Every entry is to be printed again precisely as given.
━━━━━━━━━━━━━━━━━━━━
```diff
@@ -152,6 +192,8 @@
     e2, eh = split_exponent(p["pe2_w"]), split_exponent(h1_pose)
     out["pe2_h"] = pack_h16_fragments(p["pe2_w"], e2, HEAD_PLANES)
     out["h1p_h"] = pack_h16_fragments(h1_pose, eh, HEAD_PLANES)
+    out["pe2_q"] = pack_q8_fragments(p["pe2_w"], e2)
+    out["h1p_q"] = pack_q8_fragments(h1_pose, eh)
     out["hsc"] = np.asarray(split_constants(p, e2, eh), np.float32)
     return out
 
diff --git a/include/genpose_hip.h b/include/genpose_hip.h
--- a/include/genpose_hip.h
+++ b/include/genpose_hip.h
@@ -90,7 +90,11 @@
     const void *pe2_h;
     const void *h1p_h;
     const float *hsc;
+    const void *pe2_q;
+    const void *h1p_q;
+    size_t q8_flags;
 } gp_head_weights;
+enum { GP_Q8_EVAL = 1, GP_Q8_ALL_TILES = 2 };
 
 int gp_head_object_proj(const gp_head_weights *w, const float *pts_feat, int b, float *pobj,
                         hipStream_t stream);
```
━━━━━━━━━━━━━━━━━━━━
- Result for this exercise -
```diff
@@ -152,6 +192,8 @@
     e2, eh = split_exponent(p["pe2_w"]), split_exponent(h1_pose)
     out["pe2_h"] = pack_h16_fragments(p["pe2_w"], e2, HEAD_PLANES)
     out["h1p_h"] = pack_h16_fragments(h1_pose, eh, HEAD_PLANES)
+    out["pe2_q"] = pack_q8_fragments(p["pe2_w"], e2)
+    out["h1p_q"] = pack_q8_fragments(h1_pose, eh)
     out["hsc"] = np.asarray(split_constants(p, e2, eh), np.float32)
     return out
 
diff --git a/include/genpose_hip.h b/include/genpose_hip.h
--- a/include/genpose_hip.h
+++ b/include/genpose_hip.h
@@ -90,7 +90,11 @@
     const void *pe2_h;
     const void *h1p_h;
     const float *hsc;
+    const void *pe2_q;
+    const void *h1p_q;
+    size_t q8_flags;
 } gp_head_weights;
+enum { GP_Q8_EVAL = 1, GP_Q8_ALL_TILES = 2 };
 
 int gp_head_object_proj(const gp_head_weights *w, const float *pts_feat, int b, float *pobj,
                         hipStream_t stream);
```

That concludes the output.